Lumada Data Catalog provides data management and data representation with its own logical data entities, including the following assets:
Use virtual folders to create smaller groups of resources belonging to a data source for easier management. Data resources can be members of multiple folders, so you can create folders with overlapping sets of data resources.
When you have a growing set of data that extends across multiple files in Lumada Data Catalog, you can view the data as a single resource known as a collection.
When files are added to one of the directories identified as part of the collection, Lumada Data Catalog needs to run schema and profile discovery to reflect the newly added data in the collection.
When a folder becomes a collection, the files inside the folder no longer appear individually in search results. Instead, search results show a single representation of all the files. The collection can be made up of files in a single folder or files in many folders all under a single top-level folder.
Datasets in Data Catalog allow users to create groups of resources having the same schema and span different folders in your data lake, into a single virtual unit for easier management.
Datasets can be considered as user-defined virtual collections that have the matching schema but may have different path specifications/hierarchy with respect to physical location in your data lake irrespective of their data source type.
Datasets are a single virtual unit comprised of groups of resources that have the same schema and span different folders in your data lake. Creating datasets in Data Catalog provides users with easier management of resources.

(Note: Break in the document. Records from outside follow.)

# ka9q/ka9q-radio

Hardware: NVIDIA H100
Metric: input Msamples/s through forward+filter+inverse at N channels (higher is better)
Workload: dtype f32

## Files before the change

### ka9q_radio_b200/csrc/static_kernels_v2.cuh

```cuda
#pragma once
#include "static_kernels.cuh"

namespace kfft {

__device__ __forceinline__ void unpack_i16(int raw, int &lo, int &hi) {
  asm("prmt.b32 %0, %1, 0, 0x9910;" : "=r"(lo) : "r"(raw));
  hi = raw >> 16;
}
__device__ __forceinline__ float i32_to_f32(int v) {
  float f;
  asm("cvt.rn.f32.s32 %0, %1;" : "=f"(f) : "r"(v));
  return f;
}

template <bool REAL_SPLIT>
struct RowsV2Shape {
  using P = SPlan<1250, 10, 25, 5>;
  static constexpr int N2 = 1250, PITCH = 1250, GT = 256, SKEW = 2;
  static constexpr int NG = REAL_SPLIT ? 2 : 1, T = GT * NG, COLS = 8 * NG;
  static constexpr int IPC = REAL_SPLIT ? COLS / 2 : COLS;
  static constexpr int TW = (static_tw_count<P>() + 1) & ~1;
  static constexpr int TILE = COLS * PITCH + (NG - 1) * SKEW;
  static constexpr size_t smem = sizeof(float2) * (size_t)(TILE + TW);
  static __host__ __device__ constexpr int col_off(int c) { return c * PITCH + (c >> 3) * SKEW; }
};

__device__ constexpr float kRowsTw0[3][4][2] = {
    {{9.870916009e-01f, -1.601568460e-01f}, {9.486995935e-01f, -3.161789477e-01f}, {8.000617623e-01f, -5.999176502e-01f}, {2.801976204e-01f, -9.599423409e-01f}},
    {{9.486995935e-01f, -3.161789477e-01f}, {8.000617623e-01f, -5.999176502e-01f}, {2.801976204e-01f, -9.599423409e-01f}, {-8.429785967e-01f, -5.379471183e-01f}},
    {{8.858151436e-01f, -4.640382826e-01f}, {5.693368912e-01f, -8.221042752e-01f}, {-3.517109454e-01f, -9.361086488e-01f}, {-7.525988221e-01f, 6.584793329e-01f}},
};

template <bool REAL_SPLIT, int N1C = 0, bool HALVED = false>
__global__ void __launch_bounds__(RowsV2Shape<REAL_SPLIT>::T, REAL_SPLIT ? 1 : 2) fwd_rows_v2(Pass2Args const a, FwdTables const tb) {
  using S = RowsV2Shape<REAL_SPLIT>;
  using P = typename S::P;
  constexpr int N2 = S::N2, T = S::T, GT = S::GT, COLS = S::COLS, IPC = S::IPC;
  constexpr int R0 = 10, S0 = 125, R1 = 25, NSUB1 = 125, S1 = 5, R2 = 5;
  extern __shared__ __align__(16) unsigned char smem_raw[];
  float2 *tile = reinterpret_cast<float2 *>(smem_raw);
  float2 *s_tw = tile + S::TILE;
  __shared__ __align__(8) uint64_t bars[COLS];
  __shared__ __align__(8) uint64_t tbar;
  TilePlan const &pl = c_plans[a.plan];
  int const tid = threadIdx.x, lane = tid & 31, warp = tid >> 5;
  int const blk = gridDim.y - 1 - blockIdx.y;
  int const n1 = N1C ? N1C : a.n1;
  int const item0 = blockIdx.x * IPC;
  auto row_of = [&](int col) -> int {
    RowItem const it = row_item(item0 + (REAL_SPLIT ? col >> 1 : col), n1, REAL_SPLIT);
    if (REAL_SPLIT) {
      if ((col & 1) == 0) return it.kind != kRowEmpty ? it.row_a : -1;
      return it.kind == kRowPair ? it.row_b : -1;
    }
    return it.kind == kRowPlain ? it.row_a : -1;
  };
  if (lane == 0) {
    int const row = row_of(warp);
    mbar_init(&bars[warp], 1);
    if (warp == 0) mbar_init(&tbar, 1);
    mbar_fence_init();
    if (row >= 0) {
      mbar_expect_tx(&bars[warp], N2 * 8);
      bulk_g2s(tile + S::col_off(warp), a.mid + ((long)blk * n1 + row) * a.mid_ld, N2 * 8, &bars[warp]);
    }
    if (warp == 0) {
      constexpr uint32_t TWB = (uint32_t)S::TW * 8u;
      mbar_expect_tx(&tbar, TWB);
      bulk_g2s(s_tw, pl.tw, TWB, &tbar);
    }
  }
  __syncthreads();
  int const g = tid / GT;
  int const c = (tid & 7) + 8 * g, ul = (tid % GT) >> 3;
  auto group_sync = [&] {
    if (S::NG == 1) __syncthreads();
    else asm volatile("bar.sync %0, %1;" ::"r"(1 + g), "n"(GT) : "memory");
  };
  bool const col_ok = row_of(c) >= 0;
  mbar_wait(&tbar, 0);
  if (col_ok) mbar_wait(&bars[c], 0);
  float2 *mycol = tile + S::col_off(c);

  if (col_ok) {
    float2 base[4];
#pragma unroll
    for (int q = 0; q < 4; q++) base[q] = s_tw[((1 << q) - 1) * S0 + ul];
#pragma unroll
    for (int it = 0; it < 4; it++) {
      int const j = ul + (GT / 8) * it;
      if (it < 3 || j < S0) {
        float2 *p = mycol + j;
        float2 x[R0], w[R0];
#pragma unroll
        for (int m = 0; m < R0; m++) x[m] = p[m * S0];
#pragma unroll
        for (int q = 0; q < 4; q++)
          w[1 << q] = it == 0 ? base[q] : cmul(base[q], make_float2(kRowsTw0[it > 0 ? it - 1 : 0][q][0], kRowsTw0[it > 0 ? it - 1 : 0][q][1]));
        w[3] = cmul(w[2], w[1]);
        w[5] = cmul(w[4], w[1]);
        w[6] = cmul(w[4], w[2]);
        w[7] = cmul(w[4], w[3]);
        w[9] = cmul(w[8], w[1]);
        Dft<R0, false>::run(x);
        p[0] = x[0];
#pragma unroll
        for (int t = 1; t < R0; t++) p[t * S0] = cmul(x[t], w[t]);
      }
    }
  }
  group_sync();
  if (col_ok) {
    float2 const *tw1 = s_tw + P::tw_off(1);
#pragma unroll 1
    for (int u = ul; u < N2 / R1; u += GT / 8) {
      int const b = u / S1, j = u - b * S1;
      float2 *p = mycol + b * NSUB1 + j;
      float2 x[R1];
#pragma unroll
      for (int m = 0; m < R1; m++) x[m] = p[m * S1];
      Dft<R1, false>::run(x);
#pragma unroll
      for (int t = 1; t < R1; t++) x[t] = cmul(x[t], tw1[(t - 1) * S1 + j]);
#pragma unroll
      for (int t = 0; t < R1; t++) p[t * S1] = x[t];
    }
  }
  constexpr int UQ = T / IPC;
  int const i = tid % IPC, uq = tid / IPC;
  RowItem const it = row_item(item0 + i, n1, REAL_SPLIT);
  float2 rootC = make_float2(1.f, 0.f), rd[4];
  bool self_item = false;
  if (REAL_SPLIT) {
    self_item = it.kind == kRowSelf0 || it.kind == kRowSelfMid;
    if (it.kind == kRowPair) rootC = __ldg(tb.rootC + it.row_a);
#pragma unroll
    for (int q = 0; q < 4; q++) {
      int const u = uq + UQ * q;
      int const t0 = u / 25, t1 = u - t0 * 25;
      rd[q] = (it.kind == kRowPair && u < N2 / R2) ? __ldg(a.rootD + t0 + 10 * t1) : make_float2(1.f, 0.f);
    }
  }
  int const has_self = __syncthreads_or(self_item);

  float2 *spec = a.spec + (long)blk * a.spec_stride;
  float const hf = HALVED ? 1.0f : 0.5f;
  if (!REAL_SPLIT) {
    if (col_ok) {
      float2 *dst = spec + row_of(c);
#pragma unroll 1
      for (int u = ul; u < N2 / R2; u += GT / 8) {
        int const t0 = u / 25, t1 = u - t0 * 25;
        int const kb = t0 + 10 * t1;
        float2 const *p = mycol + u * R2;
        float2 x[R2];
#pragma unroll
        for (int m = 0; m < R2; m++) x[m] = p[m];
        Dft<R2, false>::run(x);
        float2 *d = dst + (long)n1 * kb;
#pragma unroll
        for (int t = 0; t < R2; t++) d[(long)n1 * 250 * t] = x[t];
      }
    }
    return;
  }
  int const nc = N1C ? N1C * N2 : (int)a.nc;
  if (it.kind == kRowPair) {
    float2 const *ca = tile + S::col_off(2 * i), *cb = tile + S::col_off(2 * i + 1);
#pragma unroll
    for (int q = 0; q < 4; q++) {
      int const u = uq + UQ * q;
      if (u >= N2 / R2) break;
      int const t0 = u / 25, t1 = u - t0 * 25;
      int const kb = t0 + 10 * t1;
      float2 const wkb = cmul(rootC, rd[q]);
      float2 za[R2], zb[R2];
      float2 const *pa = ca + u * R2, *pb = cb + (N2 / R2 - 1 - u) * R2;
      float2 *pk = spec + (it.row_a + n1 * kb), *pm = spec + (nc - it.row_a - n1 * kb);
#pragma unroll
      for (int m = 0; m < R2; m++) {
        za[m] = pa[m];
        zb[m] = pb[m];
      }
      Dft<R2, false>::run(za);
      Dft<R2, false>::run(zb);
#pragma unroll
      for (int t = 0; t < R2; t++) {
        float2 const A = za[t], B = zb[R2 - 1 - t];
        float2 const w = (t == 0) ? wkb : cmul(wkb, wroot<10>(t));
        float2 const E = HALVED ? make_float2(A.x + B.x, A.y - B.y) : make_float2(0.5f * (A.x + B.x), 0.5f * (A.y - B.y));
        float2 const O = HALVED ? make_float2(A.x - B.x, A.y + B.y) : make_float2(0.5f * (A.x - B.x), 0.5f * (A.y + B.y));
        float2 const Pp = cmul(w, O);
        pk[(long)n1 * 250 * t] = make_float2(E.x + Pp.y, E.y - Pp.x);
        pm[-(long)n1 * 250 * t] = make_float2(E.x - Pp.y, -(E.y + Pp.x));
      }
    }
  }
  if (!has_self) return;
  for (int s = 0; s < IPC; s++) {
    RowItem const its = row_item(item0 + s, n1, true);
    if (its.kind != kRowSelf0 && its.kind != kRowSelfMid) continue;
    float2 *col = tile + S::col_off(2 * s);
    for (int u = tid; u < N2 / R2; u += T) {
      float2 x[R2];
#pragma unroll
      for (int m = 0; m < R2; m++) x[m] = col[u * R2 + m];
      Dft<R2, false>::run(x);
#pragma unroll
      for (int m = 0; m < R2; m++) col[u * R2 + m] = x[m];
    }
  }
  __syncthreads();
  for (int s = 0; s < IPC; s++) {
    RowItem const its = row_item(item0 + s, n1, true);
    if (its.kind != kRowSelf0 && its.kind != kRowSelfMid) continue;
    float2 const *col = tile + S::col_off(2 * s);
    float2 const rC = __ldg(tb.rootC + its.row_a);
    bool const self0 = its.kind == kRowSelf0;
    int const kend = self0 ? N2 / 2 + 1 : (N2 + 1) / 2;
    for (int k2 = tid; k2 < kend; k2 += T) {
      int const k2m = self0 ? (k2 == 0 ? 0 : N2 - k2) : N2 - 1 - k2;
      float2 const A = col[static_slot<P>(k2)], B = col[static_slot<P>(k2m)];
      float2 const w = cmul(rC, __ldg(a.rootD + k2));
      float2 const E = make_float2(hf * (A.x + B.x), hf * (A.y - B.y));
      float2 const O = make_float2(hf * (A.x - B.x), hf * (A.y + B.y));
      float2 const Pp = cmul(w, O);
      int const k = its.row_a + n1 * k2;
      spec[k] = make_float2(E.x + Pp.y, E.y - Pp.x);
      if (nc - k != k) spec[nc - k] = make_float2(E.x - Pp.y, -(E.y + Pp.x));
    }
  }
}

template <class P, bool OSC = false>
__global__ void __launch_bounds__(kChanWarps * 32) chan_v2(ChanArgs const a) {
  static_assert(P::nst == 2, "two-stage plans only");
  extern __shared__ __align__(16) unsigned char smem_raw[];
  __shared__ __align__(8) uint64_t bars[kChanWarps];
  __shared__ __align__(8) uint64_t tbar;
  constexpr int NS = P::len, TOP = (NS + 1) / 2, R0 = P::rad(0), R1 = P::rad(1), S0 = NS / R0;
  static_assert(S0 == R1 && NS % 2 == 0, "plan shape");
  constexpr int XS = NS + 4;
  int const lane = threadIdx.x & 31, warp = threadIdx.x >> 5;
  int const oi = blockIdx.x * kChanWarps + warp;
  float2 *s_tw = reinterpret_cast<float2 *>(smem_raw) + kChanWarps * (NS + XS);
  bool const active = oi < a.norder;
  ChanDesc d;
  d.plan = -1;
  if (active) d = a.desc[a.order ? a.order[oi] : a.chan_base + oi];
  if (threadIdx.x == 0) {
    int p0 = -1;
    for (int w = 0; w < kChanWarps && p0 < 0; w++) {
      int const o = blockIdx.x * kChanWarps + w;
      if (o < a.norder) p0 = a.desc[a.order ? a.order[o] : a.chan_base + o].plan;
    }
    mbar_init(&tbar, 1);
    mbar_fence_init();
    if (p0 >= 0) {
      constexpr uint32_t TWB = (uint32_t)((static_tw_count<P>() + 1) & ~1) * 8u;
      mbar_expect_tx(&tbar, TWB);
      bulk_g2s(s_tw, c_plans[p0].tw, TWB, &tbar);
    }
  }
  __syncthreads();
  if (!active || d.plan < 0) return;
  int const blk = blockIdx.y;
  float2 *col = reinterpret_cast<float2 *>(smem_raw) + warp * (NS + XS);
  float2 *xs = col + NS;
  float2 const *X = a.spec + (long)blk * a.spec_stride;
  float2 const *R = a.resp + d.resp_off;
  float2 *dst = a.out + (long)blk * a.out_stride + d.out_off;
  if (d.ncopy <= 0) {
    for (int i = lane; i < d.olen; i += 32) dst[i] = make_float2(0.f, 0.f);
    if ((d.flags & kChanOsc) && a.power && lane == 0) a.power[(long)blk * a.power_stride + (a.order ? a.order[oi] : a.chan_base + oi)] = 0.f;
    mbar_wait(&tbar, 0);
    return;
  }
  int const qlo = d.dir > 0 ? d.q0 : d.q0 - (d.ncopy - 1);
  bool const wraps = a.wrap && (d.q0 + d.ncopy > a.m_bins);
  int const qa = qlo & ~1;
  if (!wraps) {
    int const qhi = qlo + d.ncopy - 1;
    uint32_t const nx = (uint32_t)(((qhi - qa + 1) + 1) & ~1);
    if (lane == 0) {
      mbar_init(&bars[warp], 1);
      mbar_fence_init();
      mbar_expect_tx(&bars[warp], nx * 8 + NS * 8);
      bulk_g2s(xs, X + qa, nx * 8, &bars[warp]);
      bulk_g2s(col, R, NS * 8, &bars[warp]);
    }
    __syncwarp();
    mbar_wait(&bars[warp], 0);
  } else {
    for (int i = lane; i < NS; i += 32) col[i] = __ldg(R + i);
    for (int u = lane; u < d.ncopy; u += 32) {
      int q = d.q0 + u;
      if (q >= a.m_bins) q -= a.m_bins;
      xs[u] = __ldg(X + q);
    }
    __syncwarp();
  }
  mbar_wait(&tbar, 0);
  auto product = [&](int wp) -> float2 {
    int t = wp - TOP;
    if (t < 0) t += NS;
    int const u = t - d.zlead;
    bool const live = (u >= 0 && u < d.ncopy && wp != TOP);
    int const xi = wraps ? u : (d.q0 + d.dir * u - qa);
    float2 x = xs[live ? xi : 0];
    if (d.dir < 0) x.y = -x.y;
    float2 const v = cmul(x, col[wp]);
    return live ? v : make_float2(0.f, 0.f);
  };
  if (d.flags & kChanIsb) {
    for (int wp = lane; wp < NS; wp += 32) col[wp] = product(wp);
    __syncwarp();
    for (int p = 1 + lane; p < NS / 2; p += 32) {
      float2 const pos = col[p], neg = col[NS - p];
      col[p] = make_float2(pos.x + neg.x, pos.y - neg.y);
      col[NS - p] = make_float2(neg.x - pos.x, neg.y + pos.y);
    }
    if (lane == 0) {
      col[0] = make_float2(0.f, 0.f);
      col[TOP] = make_float2(0.f, 0.f);
    }
    __syncwarp();
    static_stage<P, true, 0, true, 1>(col, s_tw, lane);
    __syncwarp();
  } else if (lane < S0) {
    float2 x[R0];
#pragma unroll
    for (int m = 0; m < R0; m++) x[m] = product(lane + S0 * m);
    Dft<R0, true>::run(x);
    col[lane] = x[0];
#pragma unroll
    for (int t = 1; t < R0; t++) col[lane + S0 * t] = cmulc(x[t], s_tw[(t - 1) * S0 + lane]);
  }
  __syncwarp();
  bool const osc = OSC && (d.flags & kChanOsc) != 0;
  float pw = 0.f;
  int const ci = a.order ? a.order[oi] : a.chan_base + oi;
  if (lane < R0) {
    float2 x[R1];
#pragma unroll
    for (int m = 0; m < R1; m++) x[m] = col[R1 * lane + m];
    Dft<R1, true>::run(x);
    int const first = NS - d.olen;
    if (!OSC || !osc) {
#pragma unroll
      for (int t = 0; t < R1; t++) {
        int const n = lane + R0 * t;
        if (n >= first) dst[n - first] = x[t];
      }
    } else if (OSC) {
      ChanAux const ax = a.aux[ci];
      long const k = a.block0 + blk - ax.osc_epoch;
#pragma unroll
      for (int t = 0; t < R1; t++) {
        int const n = lane + R0 * t;
        if (n >= first) {
          float2 const v = osc_rotate(x[t], osc_phase_cycles(ax, k, d.olen, n - first));
          dst[n - first] = v;
          pw += v.x * v.x + v.y * v.y;
        }
      }
    }
  }
  if (OSC && osc && a.power) {
    pw = warp_sum(pw);
    if (lane == 0) a.power[(long)blk * a.power_stride + ci] = pw / (float)d.olen;
  }
}

}
```

Baseline: 91050.

## Add extra pair column group so real-split rows write coalesced mirror outputs

In the real-split row kernel, each block now loads two extra columns (the next item's pair), handled by an extra 64-thread group. The split/mirror output is remapped so each warp covers 8 items plus one extra item. Direct writes go only to items below IPC and mirror writes only to items above zero, so adjacent blocks share the boundary item's mirror outputs and store more contiguously. The cost is more shared memory, more threads, and extra row-FFT work on the duplicated columns.

```diff
diff --git a/ka9q_radio_b200/csrc/static_kernels_v2.cuh b/ka9q_radio_b200/csrc/static_kernels_v2.cuh
--- a/ka9q_radio_b200/csrc/static_kernels_v2.cuh
+++ b/ka9q_radio_b200/csrc/static_kernels_v2.cuh
@@ -16,13 +16,14 @@
 template <bool REAL_SPLIT>
 struct RowsV2Shape {
   using P = SPlan<1250, 10, 25, 5>;
-  static constexpr int N2 = 1250, PITCH = 1250, GT = 256, SKEW = 2;
-  static constexpr int NG = REAL_SPLIT ? 2 : 1, T = GT * NG, COLS = 8 * NG;
-  static constexpr int IPC = REAL_SPLIT ? COLS / 2 : COLS;
+  static constexpr int N2 = 1250, PITCH = 1250, GT = 256, SKEW = 2, XSKEW = 6;
+  static constexpr int NG = REAL_SPLIT ? 2 : 1, XT = REAL_SPLIT ? 64 : 0, T = GT * NG + XT;
+  static constexpr int IPC = 8;
+  static constexpr int COLS = REAL_SPLIT ? 2 * IPC + 2 : IPC;
   static constexpr int TW = (static_tw_count<P>() + 1) & ~1;
-  static constexpr int TILE = COLS * PITCH + (NG - 1) * SKEW;
+  static constexpr int TILE = COLS * PITCH + (REAL_SPLIT ? 2 * SKEW + XSKEW : 0);
   static constexpr size_t smem = sizeof(float2) * (size_t)(TILE + TW);
-  static __host__ __device__ constexpr int col_off(int c) { return c * PITCH + (c >> 3) * SKEW; }
+  static __host__ __device__ constexpr int col_off(int c) { return c * PITCH + (c >> 3) * SKEW + (REAL_SPLIT && c > 16 ? XSKEW : 0); }
 };
 
 __device__ constexpr float kRowsTw0[3][4][2] = {
@@ -50,7 +51,7 @@
   auto row_of = [&](int col) -> int {
     RowItem const it = row_item(item0 + (REAL_SPLIT ? col >> 1 : col), n1, REAL_SPLIT);
     if (REAL_SPLIT) {
-      if ((col & 1) == 0) return it.kind != kRowEmpty ? it.row_a : -1;
+      if ((col & 1) == 0) return (it.kind == kRowPair || (col < 2 * IPC && it.kind != kRowEmpty)) ? it.row_a : -1;
       return it.kind == kRowPair ? it.row_b : -1;
     }
     return it.kind == kRowPlain ? it.row_a : -1;
@@ -72,10 +73,12 @@
   }
   __syncthreads();
   int const g = tid / GT;
-  int const c = (tid & 7) + 8 * g, ul = (tid % GT) >> 3;
+  bool const xg = REAL_SPLIT && g == S::NG;
+  int const c = xg ? 2 * IPC + (tid & 1) : (tid & 7) + 8 * g;
+  int const ul = xg ? (tid - S::NG * GT) >> 1 : (tid % GT) >> 3;
   auto group_sync = [&] {
     if (S::NG == 1) __syncthreads();
-    else asm volatile("bar.sync %0, %1;" ::"r"(1 + g), "n"(GT) : "memory");
+    else asm volatile("bar.sync %0, %1;" ::"r"(1 + g), "r"(xg ? S::XT : GT) : "memory");
   };
   bool const col_ok = row_of(c) >= 0;
   mbar_wait(&tbar, 0);
@@ -126,17 +129,19 @@
       for (int t = 0; t < R1; t++) p[t * S1] = x[t];
     }
   }
-  constexpr int UQ = T / IPC;
-  int const i = tid % IPC, uq = tid / IPC;
-  RowItem const it = row_item(item0 + i, n1, REAL_SPLIT);
-  float2 rootC = make_float2(1.f, 0.f), rd[4];
+  constexpr int US = 3 * (T / 32), NQ = (N2 / R2 + US - 1) / US;
+  int const i = REAL_SPLIT ? (lane < 24 ? lane & 7 : IPC) : tid % IPC;
+  int const uq = REAL_SPLIT ? 3 * warp + (lane < 24 ? lane >> 3 : lane - 24) : 0;
+  RowItem it = row_item(item0 + i, n1, REAL_SPLIT);
+  if (REAL_SPLIT && lane >= 27) it.kind = kRowEmpty;
+  float2 rootC = make_float2(1.f, 0.f), rd[NQ];
   bool self_item = false;
   if (REAL_SPLIT) {
-    self_item = it.kind == kRowSelf0 || it.kind == kRowSelfMid;
+    self_item = i < IPC && (it.kind == kRowSelf0 || it.kind == kRowSelfMid);
     if (it.kind == kRowPair) rootC = __ldg(tb.rootC + it.row_a);
 #pragma unroll
-    for (int q = 0; q < 4; q++) {
-      int const u = uq + UQ * q;
+    for (int q = 0; q < NQ; q++) {
+      int const u = uq + US * q;
       int const t0 = u / 25, t1 = u - t0 * 25;
       rd[q] = (it.kind == kRowPair && u < N2 / R2) ? __ldg(a.rootD + t0 + 10 * t1) : make_float2(1.f, 0.f);
     }
@@ -167,9 +172,10 @@
   int const nc = N1C ? N1C * N2 : (int)a.nc;
   if (it.kind == kRowPair) {
     float2 const *ca = tile + S::col_off(2 * i), *cb = tile + S::col_off(2 * i + 1);
-#pragma unroll
-    for (int q = 0; q < 4; q++) {
-      int const u = uq + UQ * q;
+    bool const direct = i < IPC, mirror = i > 0;
+#pragma unroll
+    for (int q = 0; q < NQ; q++) {
+      int const u = uq + US * q;
       if (u >= N2 / R2) break;
       int const t0 = u / 25, t1 = u - t0 * 25;
       int const kb = t0 + 10 * t1;
@@ -191,8 +197,8 @@
         float2 const E = HALVED ? make_float2(A.x + B.x, A.y - B.y) : make_float2(0.5f * (A.x + B.x), 0.5f * (A.y - B.y));
         float2 const O = HALVED ? make_float2(A.x - B.x, A.y + B.y) : make_float2(0.5f * (A.x - B.x), 0.5f * (A.y + B.y));
         float2 const Pp = cmul(w, O);
-        pk[(long)n1 * 250 * t] = make_float2(E.x + Pp.y, E.y - Pp.x);
-        pm[-(long)n1 * 250 * t] = make_float2(E.x - Pp.y, -(E.y + Pp.x));
+        if (direct) pk[(long)n1 * 250 * t] = make_float2(E.x + Pp.y, E.y - Pp.x);
+        if (mirror) pm[-(long)n1 * 250 * t] = make_float2(E.x - Pp.y, -(E.y + Pp.x));
       }
     }
   }
```

After: 89230, median of 6. -2.0%, worse.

You might consider datasets as user-defined virtual collections that have the matching schema, but different path specifications or different hierarchies in respect to physical location in your data lake, irrespective of their data source type.
Data objects are virtual resources created by users who define a set of join conditions between resources. Users may have access to multiple resources which they can join together as a data object to find specific information easily.
For example, a user may have access to a resource for tabulating employee contact information, another resource for tabulating employee skills, and a third resource for tabulating employee assignments for a specified project. If this user wants to gather contact information and skillset information for all employees assigned to a specific project, then they can create a data object to build a resource by defining join conditions between all three of these resources.
Custom properties collect additional metadata about resources specific to a business user's environment or engagement. For example, you could define a custom property to include a business user's name for a resource. Or, you could define a property that includes values that are used by system-level processes.
Additionally, you can group these properties together in custom property groups based on their business value or category. Custom properties can be moved individually or in bulk across custom property groups. You can then use custom property groups as custom facets in the search results with search dimensions.
Search dimensions and custom facets
As the admin, use search dimensions to control the visibility of facets in the search results for an end user. When a search dimension is defined for a specified role, the users with that role can then see the search results categorized by the search dimensions defined for that role.
For example, the admin can limit the search results for the Analyst role to the categories Rating, Resource Tag, Virtual Folder, and the custom facet Claims, which is specific to business users. For Analyst users, search results are faceted depending on the search dimensions set by the admin: Rating, Resource Tag, Virtual Folder, and Claims.
Job templates and sequences
Templates are pre-defined job templates created by the administrators to run specific job sequences that apply to specific clusters. Job templates have system or Spark-specific parameters as command line arguments for the job sequences, such as driver memory, executor memory, or number of threads required based on a cluster size. You can override the default Data Catalog parameters. For example, you can set the incremental profile to false, profile a Collection as a single resource, or force a full profile instead of the default sampling option.
Contact your system administrator to determine the template that is best suited for your data cluster.
Sequences are Lumada Data Catalog's job sequences that users with the proper permissions can execute. These jobs are executed with default parameters, and you cannot use the Sequence option to override the default parameters.
With Lumada Data Catalog's rules engine you can define, execute, and manage tag-based rules. These rules can evaluate data and metadata properties to add tags, remove tags, modify custom properties on data assets, and generate reports.
Users define SQL-like rules for selective actions based on specific data or metadata conditions. Both data and metadata rules provide users the flexibility to create rules that operate on the data or operate on the metadata of the resources in Data Catalog, and then associate tags, update properties, and define conditions.